@CQB45ACP - much of my career has been in manufacturing process innovations, which inevitably includes automation technology projects such as what you describe.
Much of those systems would already be quite automated - mixers, batch weighers and bulk loaders, dryers, etc. However, knowing a bit about the chemical composition and therefore speculating the margins, I can relate my own experiences in manufacturing technology value engineering - “robotics” as a blanket solution is a very 1970s & 1980s-esque vision. Post-WWII industrial revolution and the era of the Jetson’s really threw folks into a mindset of “robots will solve everything,” chased by the renovation of Detroit and auto manufacturing. And naturally, sci-fi predictions running ahead of the industry with movies like the Terminator series in which automation innovation ran so quickly we couldn’t even keep up as a species…

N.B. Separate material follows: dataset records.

template <bool STAGED>
__device__ __forceinline__ void stock_fetch_rows(const uint8_t* src, uint64_t nm, uint32_t img_in, uint32_t lane16) {
  uint64_t sv;
  if (!STAGED) {
    if (nm) asm volatile(GMX_STK_LOAD_A : [sv] "=&s"(sv) : [p] "v"(src), [mask] "s"(nm) : "memory");
    if (nm & kMaskL0)
      asm volatile(GMX_STK_LOAD_B : [sv] "=&s"(sv) : [p] "v"(src), [mask] "s"(nm & kMaskL0) : "memory");
    return;
  }
  if (!nm) return;
  const uint32_t plo = (uint32_t)(uint64_t)src, phi = (uint32_t)((uint64_t)src >> 32);
  if (!stock_sparse(nm)) {
    uint32_t sm0;
    asm volatile(GMX_STK_FETCH_ROWS
                 : [sv] "=&s"(sv), [sm0] "=&s"(sm0)
                 : [plo] "v"(plo), [phi] "v"(phi), [nm] "s"(nm), [img] "s"(img_in), [voff] "v"(lane16)
                 : "memory", "scc");
    return;
  }
  uint64_t m = nm;
  uint32_t sm0;
  asm volatile(GMX_STK_FETCH_SPARSE
               : [sv] "=&s"(sv), [sm0] "=&s"(sm0), [m] "+s"(m)
               : [plo] "v"(plo), [phi] "v"(phi), [img] "s"(img_in), [voff] "v"(lane16)
               : "memory", "scc");
}

typedef __attribute__((address_space(3))) float lds_float;
typedef __attribute__((address_space(3))) gmx_f4 lds_float4;
template <class F, class F4>
__device__ __forceinline__ void stock_mask_inputs_t(F* xin, uint32_t mword, int lane) {
  const uint32_t c = (uint32_t)lane * 4u;
  const uint32_t wd = (uint32_t)__builtin_amdgcn_ds_bpermute((int)(c >> 5) << 2, (int)mword);
  if (c < (uint32_t)kNPad) {
    gmx_f4 v = *(F4*)(xin + c);
    const uint32_t b = wd >> (c & 31u);
    v.x = (b & 1u) ? v.x : 0.f;
    v.y = (b & 2u) ? v.y : 0.f;
    v.z = (b & 4u) ? v.z : 0.f;
    v.w = (b & 8u) ? v.w : 0.f;
    *(F4*)(xin + c) = v;
  }
}
__device__ __forceinline__ void stock_mask_inputs(lds_float* xin, uint32_t mword, int lane) {
  stock_mask_inputs_t<lds_float, lds_float4>(xin, mword, lane);
}
__device__ __forceinline__ void stock_mask_inputs(float* xin, uint32_t mword, int lane) {
  const uint32_t c = (uint32_t)lane * 4u;
  const uint32_t wd = (uint32_t)__builtin_amdgcn_ds_bpermute((int)(c >> 5) << 2, (int)mword);
  if (c < (uint32_t)kNPad) {
    float4 v = *(float4*)(xin + c);
    const uint32_t b = wd >> (c & 31u);
    v.x = (b & 1u) ? v.x : 0.f;
    v.y = (b & 2u) ? v.y : 0.f;
    v.z = (b & 4u) ? v.z : 0.f;
    v.w = (b & 8u) ? v.w : 0.f;
    *(float4*)(xin + c) = v;
  }
}

__device__ __forceinline__ float stock_forward(uint32_t xaddr, float skip0, bool seen, bool is_mx, bool exact) {
  float acc, a1, t0, t1;
  bool redo = exact;
  if (!exact) {
    asm volatile(GMX_STK_FORWARD
                 : [acc] "=&v"(acc), [a1] "=&v"(a1), [t0] "=&v"(t0), [t1] "=&v"(t1)
                 : [xaddr] "v"(xaddr), [vskip] "v"(skip0)
                 : "vcc", "memory");
    redo = (__ballot(__builtin_amdgcn_classf(acc, 0x207)) & kMaskMx) != 0;
  }
  if (redo) {
    const uint64_t sm = __ballot(seen);
    uint64_t sv;
    asm volatile(GMX_STK_FORWARD_EXACT
                 : [acc] "=&v"(acc), [a1] "=&v"(a1), [t0] "=&v"(t0), [t1] "=&v"(t1), [sv] "=&s"(sv)
                 : [xaddr] "v"(xaddr), [vskip] "v"(skip0), [seenlo] "s"((uint32_t)sm),
                   [seenhi] "s"((uint32_t)(sm >> 32))
                 : "vcc", "memory");
  }
  return acc;
}

__device__ __forceinline__ float stock_forward_plain(uint32_t xaddr, float skip0, bool seen, bool& p_small) {
  float acc, a1, t0, t1;
  asm volatile(GMX_STK_FORWARD
               : [acc] "=&v"(acc), [a1] "=&v"(a1), [t0] "=&v"(t0), [t1] "=&v"(t1)
               : [xaddr] "v"(xaddr), [vskip] "v"(skip0)
               : "vcc", "memory");
  p_small = (__ballot((gmx_f2u(acc) & 0x7f800000u) > 0x42700000u) & kMaskMx) == 0;
  if (!p_small && (__ballot(__builtin_amdgcn_classf(acc, 0x207)) & kMaskMx) != 0) {
    const uint64_t sm = __ballot(seen);
    uint64_t sv;
    asm volatile(GMX_STK_FORWARD_EXACT
                 : [acc] "=&v"(acc), [a1] "=&v"(a1), [t0] "=&v"(t0), [t1] "=&v"(t1), [sv] "=&s"(sv)
                 : [xaddr] "v"(xaddr), [vskip] "v"(skip0), [seenlo] "s"((uint32_t)sm),
                   [seenhi] "s"((uint32_t)(sm >> 32))
                 : "vcc", "memory");
  }
  return acc;
}

__device__ __forceinline__ void stock_restore_forward(uint32_t xaddr, float acc) {
  asm volatile(GMX_STK_LOAD_X : : [xaddr] "v"(xaddr) : "memory");
  asm volatile(GMX_STK_OUTPUTS_TO_SGPRS : : [acc] "v"(acc));
}
__device__ __forceinline__ float stock_forward(const float* xin, float skip0, bool seen, bool is_mx, bool exact) {
  return stock_forward(lds_addr(xin), skip0, seen, is_mx, exact);
}

__device__ __forceinline__ void stock_update(float skip0, float upd, float scl) {
  const gmx_f2 up2 = {upd, upd};
  float t0, t1, ts;
  gmx_f2 p0, p1;
  uint64_t sv;
  asm volatile(GMX_STK_UPDATE
               : [t0] "=&v"(t0), [t1] "=&v"(t1), [ts] "=&v"(ts), [p0] "=&v"(p0), [p1] "=&v"(p1), [sv] "=&s"(sv)
               : [upd] "v"(upd), [up2] "v"(up2), [vskip] "v"(skip0)
               : "memory");
  if (__ballot(scl != 1.0f)) {
    const gmx_f2 sc2 = {scl, scl};
    asm volatile(GMX_STK_SHRINK : : [sc2] "v"(sc2));
  }
}

struct StockLane {
  uint64_t steps, max_steps, seen_cnt;
  uint64_t rs_w;
  uint32_t tag;
  bool dirty;
};
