__device__ __forceinline__ double win_draw(const KParams& p, double* buf, int64_t& base, int W, int n, int i, int64_t k, int& err) {
    if (k >= base + W) {
        base = k;
        const int64_t kk = k + i;
        double val;
        if (p.s.tape) val = kk < p.s.tape_len ? p.s.tape[(size_t)n * p.s.tape_len + kk] : __builtin_nan("");
        else val = philox_uniform(p.c.seed, (uint32_t)(p.c.env_id_base + n), (uint64_t)kk);
        __builtin_amdgcn_fence(__ATOMIC_ACQUIRE, "wavefront");
        buf[i] = val;
        __builtin_amdgcn_fence(__ATOMIC_RELEASE, "wavefront");
        __builtin_amdgcn_wave_barrier();
        __builtin_amdgcn_fence(__ATOMIC_ACQUIRE, "wavefront");
    }
    double v = buf[(int)(k - base)];
    if (v != v) { err |= 1; v = 0.5; }
    return v;
}

__device__ __forceinline__ bool closer_than(double dx, double dy, double thr) {
    const double d2 = dx * dx + dy * dy, t2 = thr * thr;
    if (d2 < t2 * (1.0 - 1e-12)) return true;
    if (d2 > t2 * (1.0 + 1e-12)) return false;
    return sqrt(d2) < thr;
}
__device__ __forceinline__ double draw_raw(const KParams& p, int n, int64_t k) {
    if (p.s.tape) return k < p.s.tape_len ? p.s.tape[(size_t)n * p.s.tape_len + k] : 0.5;
    return philox_uniform(p.c.seed, (uint32_t)(p.c.env_id_base + n), (uint64_t)k);
}
__device__ __forceinline__ void wave_lds_sync() {
    __builtin_amdgcn_fence(__ATOMIC_RELEASE, "wavefront");
    __builtin_amdgcn_wave_barrier();
    __builtin_amdgcn_fence(__ATOMIC_ACQUIRE, "wavefront");
}
struct DrawBuf { const double* d; int64_t base; int nd; };
__device__ __forceinline__ double buf_get(const KParams& p, const DrawBuf& w, int n, int64_t k) {
    const int64_t o = k - w.base;
    return o < w.nd ? w.d[o] : draw_raw(p, n, k);
}
__device__ __forceinline__ void place_uniform(const KParams& p, const Lds& l, const DrawBuf& win, int n, int i, bool mine, unsigned long long emask, int M, int base, double thr,
                                              bool check_static, bool is_agent, int64_t& ctr, int& err) {
    const gmpe_config& c = p.c;
    const int A = p.A, O = p.O, o0 = p.A + p.L;
    const double ws = c.world_size, size = c.entity_size, lo = -ws / 2, hi = ws / 2;
    const int lane0 = emask ? __ffsll((long long)emask) - 1 : 0;
    double* cx = l.vox; double* cy = l.voy;
    unsigned long long* cm = reinterpret_cast<unsigned long long*>(l.vnx);
    int k = 0, tries = 0;
    while (__ballot(mine && k < M)) {
        if (mine && k < M) {
            const double px = 0.8 * (lo + (hi - lo) * buf_get(p, win, n, ctr + 2 * i));
            const double py = 0.8 * (lo + (hi - lo) * buf_get(p, win, n, ctr + 2 * i + 1));
            bool bad0 = false;
            if (check_static) {
                bad0 = wall_band_hit(p, px, py, size);
                for (int o = 0; o < O; ++o) bad0 = bad0 || closer_than(l.ex[o0 + o] - px, l.ey[o0 + o] - py, 2.0 * (size + size));
            }
            for (int q = 0; q < k; ++q) bad0 = bad0 || closer_than(l.ex[base + q] - px, l.ey[base + q] - py, thr);
            cx[i] = px; cy[i] = py;
            wave_lds_sync();
            unsigned long long cl = 0ull;
            for (int j = 0; j < i; ++j) if (closer_than(cx[j] - px, cy[j] - py, thr)) cl |= 1ull << j;
            cm[i] = cl;
            wave_lds_sync();
            const unsigned long long bad = (__ballot(bad0) & emask) >> lane0;
            unsigned long long acc = 0ull;
            int kk = k, t = tries, used = 0, slot = -1;
            for (int j = 0; j < A && kk < M; ++j) {
                const bool b = ((bad >> j) & 1ull) || (cm[j] & acc) != 0ull;
                used = j + 1;
                if (b && ++t < GMPE_MAX_TRIES) continue;
                if (b) err |= 2;
                if (j == i) slot = kk;
                acc |= 1ull << j; ++kk; t = 0;
            }
            wave_lds_sync();
            if (slot >= 0) {
                l.ex[base + slot] = px; l.ey[base + slot] = py;
                if (is_agent) { l.n2[slot] = 0.0; l.n3[slot] = 0.0; }
            }
            wave_lds_sync();
            ctr += 2 * used; k = kk; tries = t;
        }
    }
}

template <int SC, bool BATCH = false>
__device__ __forceinline__ void reset_world_coop(const KParams& p, const Lds& l, int n, int i, bool mine, unsigned long long emask, int64_t& ctr, int& err) {
    const gmpe_config& c = p.c;
    const double ws = c.world_size, size = c.entity_size;
    const int A = p.A, L = p.L, O = p.O;
    const int o0 = A + L;
    int64_t wbase = -(int64_t)A - 1;
    const int64_t ctr_in = ctr;
    const DrawBuf win = {reinterpret_cast<const double*>(l.M), ctr, BATCH ? (p.E * p.E + 3) / 4 * 2 : 0};
    const int lane0 = emask ? __ffsll((long long)emask) - 1 : 0;
#define WDRAW(k) (BATCH ? buf_get(p, win, n, (k)) : win_draw(p, l.serr, wbase, A, n, i, (k), err))
    if (sc_kinematic(SC)) {
        double entx = 0, enty = 0, exx = 0, exy = 0, sa = 0, ca = 1;
        if (mine) {
            (void)WDRAW(ctr++);
            const double a = 3 * size * 2.5, b = ws * 0.15;
            const double width = a > b ? a : b;
            const double angle = -M_PI / 2 + (M_PI / 2 - (-M_PI / 2)) * WDRAW(ctr++);
            double tl = ws * 0.8;
            if (sc_phasefam(SC)) tl += -ws * 0.3 + (ws * 0.1 - (-ws * 0.3)) * WDRAW(ctr++);
            ca = cos(angle); sa = sin(angle);
            const double be = tl / 4, bx = -tl / 4;
            entx = ca * 0 + sa * be; enty = -sa * 0 + ca * be;
            exx = ca * 0 + sa * bx; exy = -sa * 0 + ca * bx;
            const double dx = exx - entx, dy = exy - enty;
            const double Lt = sqrt(dx * dx + dy * dy) + 1e-9;
            const double ex = dx / Lt, ey = dy / Lt;
            if (i == 0) {
                double* t = l.tube;
                t[T_ANGLE] = angle; t[T_ENTX] = entx; t[T_ENTY] = enty; t[T_EXX] = exx; t[T_EXY] = exy;
                t[T_EX] = ex; t[T_EY] = ey; t[T_NX] = (double)(float)(-ey); t[T_NY] = (double)(float)ex;
                t[T_L] = Lt; t[T_HALFW] = width * 0.5; t[T_WIDTH] = width;
                for (int q = 0; q < GMPE_TUBE_STRIDE; ++q) p.s.tube[(size_t)n * GMPE_TUBE_STRIDE + q] = t[q];
            }
        }
        int k = 0, tries = 0;
        double mx = 0, my = 0;
        if constexpr (BATCH) while (__ballot(mine && k < A)) {
            if (mine && k < A) {
                const double u0 = buf_get(p, win, n, ctr + 2 * i), u1 = buf_get(p, win, n, ctr + 2 * i + 1);
                constexpr bool rot = sc_rotfam(SC);
                const double jf = rot ? 0.3 : 0.2;
                const double jx = jf * (-ws + (ws - (-ws)) * u0), jy = jf * (-ws + (ws - (-ws)) * u1);
                const double dfe = rot ? (ws + k) / 3 : (ws + k) / 5;
                const double px = entx + dfe * sa + jx, py = enty + dfe * ca + jy;
                bool bad_i = wall_band_hit(p, px, py, size);
                for (int o = 0; o < O; ++o) bad_i = bad_i || closer_than(l.ex[o0 + o] - px, l.ey[o0 + o] - py, 2.0 * (size + size));
                for (int q = 0; q < k; ++q) bad_i = bad_i || closer_than(l.ex[q] - px, l.ey[q] - py, c.sep_dist);
                const unsigned long long all = emask >> lane0;
                const unsigned long long good = ~((__ballot(bad_i) & emask) >> lane0) & all;
                const int jg = good ? __ffsll((long long)good) - 1 : A;
                const int jfo = GMPE_MAX_TRIES - 1 - tries;
                int js;
                if (jfo < A && jfo < jg) { js = jfo; err |= 2; }
                else if (jg < A) js = jg;
                else { tries += A; ctr += 2 * A; continue; }
                ctr += 2 * (js + 1);
                const double th = 0.0 + (2 * M_PI - 0.0) * buf_get(p, win, n, ctr); ++ctr;
                if (i == js) { l.ex[k] = px; l.ey[k] = py; l.n2[k] = th; l.n3[k] = c.v_min; }
                wave_lds_sync();
                ++k; tries = 0;
            }
        }
        else while (__ballot(mine && k < A)) {
            if (mine && k < A) {
                const double u0 = WDRAW(ctr), u1 = WDRAW(ctr + 1);
                ctr += 2;
                constexpr bool rot = sc_rotfam(SC);
                const double jf = rot ? 0.3 : 0.2;
                const double jx = jf * (-ws + (ws - (-ws)) * u0), jy = jf * (-ws + (ws - (-ws)) * u1);
                const double dfe = rot ? (ws + k) / 3 : (ws + k) / 5;
                const double px = entx + dfe * sa + jx, py = enty + dfe * ca + jy;
                bool bad_i = wall_band_hit(p, px, py, size);
                for (int o = i; o < O; o += A) bad_i = bad_i || norm2(l.ex[o0 + o] - px, l.ey[o0 + o] - py) < 2.0 * (size + size);
                bad_i = bad_i || (i < k && norm2(mx - px, my - py) < c.sep_dist);
                const bool bad = (__ballot(bad_i) & emask) != 0ull;
                if (bad && ++tries < GMPE_MAX_TRIES) continue;
                if (bad) err |= 2;
                const double th = 0.0 + (2 * M_PI - 0.0) * WDRAW(ctr++);
                if (i == k) { mx = px; my = py; l.ex[k] = px; l.ey[k] = py; l.n2[k] = th; l.n3[k] = c.v_min; }
                ++k; tries = 0;
            }
        }
        if (mine) {
            if (c.formation_type == GMPE_FORMATION_LINE) {
                const int div = L - 1;
                const double s0 = -ws / 2, e0 = ws / 2, ddx = e0 - s0, ddy = s0 - s0;
                for (int q = i; q < L; q += A) {
                    const double f = div > 0 ? (double)q / (double)div : (double)q;
                    double lx = f * ddx + s0, ly = f * ddy + s0;
                    if (L > 1 && q == L - 1) { lx = e0; ly = s0; }
                    bool hit = wall_band_hit(p, lx, ly, size);
                    for (int o = 0; o < O; ++o) hit = hit || norm2(l.ex[o0 + o] - lx, l.ey[o0 + o] - ly) < 2.0 * (size + size);
                    if (hit) err |= 2;
                    l.ex[A + q] = lx; l.ey[A + q] = ly;
                }
            } else if (c.formation_type == GMPE_FORMATION_CIRCLE) {
                const double cy = exy + ws / 5, radius = ws / 3, angle_step = 2 * M_PI / L;
                for (int q = i; q < L; q += A) {
                    const double ang = q * angle_step;
                    l.ex[A + q] = 0.0 + radius * cos(ang); l.ey[A + q] = cy + radius * sin(ang);
                }
            } else {
                const double rel = -ws / 3;
                const double rx = ca * 0.0 + sa * rel, ry = -sa * 0.0 + ca * rel;
                for (int q = i; q < L; q += A) { l.ex[A + q] = exx + rx; l.ey[A + q] = exy + ry; }
            }
        }
    } else if constexpr (BATCH) {
        place_uniform(p, l, win, n, i, mine, emask, O, o0, 2.0 * (size + size), false, false, ctr, err);
        place_uniform(p, l, win, n, i, mine, emask, A, 0, c.sep_dist, true, true, ctr, err);
        place_uniform(p, l, win, n, i, mine, emask, L, A, c.sep_dist, true, false, ctr, err);
        if (mine) for (int o = i; o < O; o += A) {
            p.s.obstacles[((size_t)n * O + o) * 2] = l.ex[o0 + o];
            p.s.obstacles[((size_t)n * O + o) * 2 + 1] = l.ey[o0 + o];
        }
    } else {
        const double lo = -ws / 2, hi = ws / 2;
        int k = 0, tries = 0;
        while (__ballot(mine && k < O)) {
            if (mine && k < O) {
                const double px = 0.8 * (lo + (hi - lo) * WDRAW(ctr));
                const double py = 0.8 * (lo + (hi - lo) * WDRAW(ctr + 1));
                ctr += 2;
                bool bad_i = false;
                for (int q = i; q < k; q += A) bad_i = bad_i || norm2(l.ex[o0 + q] - px, l.ey[o0 + q] - py) < 2.0 * (size + size);
                const bool bad = (__ballot(bad_i) & emask) != 0ull;
                if (bad && ++tries < GMPE_MAX_TRIES) continue;
                if (bad) err |= 2;
                if (k % A == i) { l.ex[o0 + k] = px; l.ey[o0 + k] = py; }
                ++k; tries = 0;
            }
        }
        k = 0; tries = 0;
        double mx = 0, my = 0;
        while (__ballot(mine && k < A)) {
            if (mine && k < A) {
                const double px = 0.8 * (lo + (hi - lo) * WDRAW(ctr));
                const double py = 0.8 * (lo + (hi - lo) * WDRAW(ctr + 1));
                ctr += 2;
                bool bad_i = wall_band_hit(p, px, py, size);
                for (int o = i; o < O; o += A) bad_i = bad_i || norm2(l.ex[o0 + o] - px, l.ey[o0 + o] - py) < 2.0 * (size + size);
                bad_i = bad_i || (i < k && norm2(mx - px, my - py) < c.sep_dist);
                const bool bad = (__ballot(bad_i) & emask) != 0ull;
                if (bad && ++tries < GMPE_MAX_TRIES) continue;
                if (bad) err |= 2;
                if (i == k) { mx = px; my = py; l.ex[k] = px; l.ey[k] = py; l.n2[k] = 0.0; l.n3[k] = 0.0; }
                ++k; tries = 0;
            }
        }
        k = 0; tries = 0;
        while (__ballot(mine && k < L)) {
            if (mine && k < L) {
                const double px = 0.8 * (lo + (hi - lo) * WDRAW(ctr));
                const double py = 0.8 * (lo + (hi - lo) * WDRAW(ctr + 1));
                ctr += 2;
                bool bad_i = wall_band_hit(p, px, py, size);
                for (int o = i; o < O; o += A) bad_i = bad_i || norm2(l.ex[o0 + o] - px, l.ey[o0 + o] - py) < 2.0 * (size + size);
                for (int r = i; r < k; r += A) bad_i = bad_i || norm2(l.ex[A + r] - px, l.ey[A + r] - py) < c.sep_dist;
                const bool bad = (__ballot(bad_i) & emask) != 0ull;
                if (bad && ++tries < GMPE_MAX_TRIES) continue;
                if (bad) err |= 2;
                if (k % A == i) { l.ex[A + k] = px; l.ey[A + k] = py; }
                ++k; tries = 0;
            }
        }
        if (mine) for (int o = i; o < O; o += A) {
            p.s.obstacles[((size_t)n * O + o) * 2] = l.ex[o0 + o];
            p.s.obstacles[((size_t)n * O + o) * 2 + 1] = l.ey[o0 + o];
        }
    }
    if (mine) for (int q = i; q < L; q += A) {
        p.s.landmarks[((size_t)n * L + q) * 2] = l.ex[A + q];
        p.s.landmarks[((size_t)n * L + q) * 2 + 1] = l.ey[A + q];
    }
    if (BATCH && mine && p.s.tape && ctr > ctr_in && ctr > p.s.tape_len) err |= 1;
}
#undef WDRAW


template <int BLOCK, int U, int CA>
__device__ __forceinline__ void distance_trip(const KParams& p, const Lds& l, int q0, int total, int W, int dv, bool even, bool only_reset) {
    const int A = CA ? CA : p.A, E = CA ? 2 * CA : p.E, AE = A * E, EE4 = (E * E + 3) / 4 * 4;
    double ds[U]; int gs[U], rs[U], cs[U];
#pragma unroll
    for (int u = 0; u < U; ++u) {
        const int q = q0 + u * BLOCK;
        const bool live = q < total;
        const int qq = live ? q : 0;
        const int g = fdiv(qq, W, p.m_W), w = qq - g * W;
        const int a = fdiv(w, dv, p.m_Sx), b = w - a * dv;
        int r, cc;
        if (even) { const bool up = b >= a; r = up ? a : E - 1 - a; cc = up ? b + 1 : E - a + b; }
        else { int c0 = a + 1 + b; c0 = c0 >= E ? c0 - E : c0; r = a < c0 ? a : c0; cc = a < c0 ? c0 : a; }
        const double dx = l.ex[g * E + r] - l.ex[g * E + cc], dy = l.ey[g * E + r] - l.ey[g * E + cc];
        ds[u] = (GMPE_ABL(p) & 16) ? dx * dx + dy * dy : sqrt(dx * dx + dy * dy);
        gs[u] = (live && !(only_reset && !l.flags[g * 4 + 0])) ? g : -1; rs[u] = r; cs[u] = cc;
    }
#pragma unroll
    for (int u = 0; u < U; ++u) {
        if (gs[u] < 0) continue;
        const int r = rs[u], cc = cs[u];
        float* Mg = l.M + (size_t)gs[u] * EE4;
        const float df = (float)ds[u];
        Mg[r * E + cc] = df; Mg[cc * E + r] = df;
        if (r < A) {
            double* Dg = l.Dm + (size_t)gs[u] * AE;
            Dg[r * E + cc] = ds[u];
            if (cc < A) Dg[cc * E + r] = ds[u];
        }
    }
}
template <int BLOCK, int CA>
__device__ __forceinline__ void distance_pass(const KParams& p, const Lds& l, int G, int tid, bool only_reset) {
    const int A = CA ? CA : p.A, E = CA ? 2 * CA : p.E, AE = A * E, EE4 = (E * E + 3) / 4 * 4;
    const int W = E * (E - 1) / 2;
    const bool even = (E & 1) == 0;
    const int dv = even ? E - 1 : (E - 1) / 2;
    const int total = G * W;
    const int wave_base = tid & ~63;
    for (int base = 0; base + wave_base < total; base += 5 * BLOCK) {
        const int left = total - (base + wave_base);
        const int nu = (left + BLOCK - 1) / BLOCK;
        const int q0 = base + tid;
        if (nu >= 5) distance_trip<BLOCK, 5, CA>(p, l, q0, total, W, dv, even, only_reset);
        else if (nu == 4) distance_trip<BLOCK, 4, CA>(p, l, q0, total, W, dv, even, only_reset);
        else if (nu == 3) distance_trip<BLOCK, 3, CA>(p, l, q0, total, W, dv, even, only_reset);
        else if (nu == 2) distance_trip<BLOCK, 2, CA>(p, l, q0, total, W, dv, even, only_reset);
        else distance_trip<BLOCK, 1, CA>(p, l, q0, total, W, dv, even, only_reset);
    }
    for (int q = tid; q < G * E; q += BLOCK) {
        const int g = fdiv(q, E, p.m_E), r = q - g * E;
        if (only_reset && !l.flags[g * 4 + 0]) continue;
        l.M[(size_t)g * EE4 + r * E + r] = 0.0f;
        if (r < A) l.Dm[(size_t)g * AE + r * E + r] = 0.0;
    }
}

But reality in industry is much less sexy… As an example, MOST manufacturing automation projects which are proffered never come to realization, simply because the market will not tolerate the extreme product cost increases which must accompany such process upgrades. As a scalar, most projects don’t move forward if payback isn’t realized within 2 years - whereas some of the manual labor risk displacement projects (“robotics projects”) I have had proposed to me have ended up with 30-80 year paybacks… meaning they literally would never payback, as the life of the machines, life of the products they’d make, and even the MARKET for the products weren’t long enough to ever pay back the investment and operation cost. I led a project a few years ago which would replace 140 workers (of which we could only reliably staff about 65-80 at any time, meaning the production targets were being missed and EXTREME overtime costs were being paid). Even overpaying relative to the regional market by 30%, we couldn’t fill our production floor… so our robotics project totaled over $185 million, and would have taken over 20yrs to payback, with the robots needing maintenance effectively re-buying the project every 10yrs… some of the project survived, largely in a pack & stack portion of the plant, but the rest of the project was scrubbed… cheaper to pay double overtime on top of 30% over market wages on labor than to buy the robots to replace them…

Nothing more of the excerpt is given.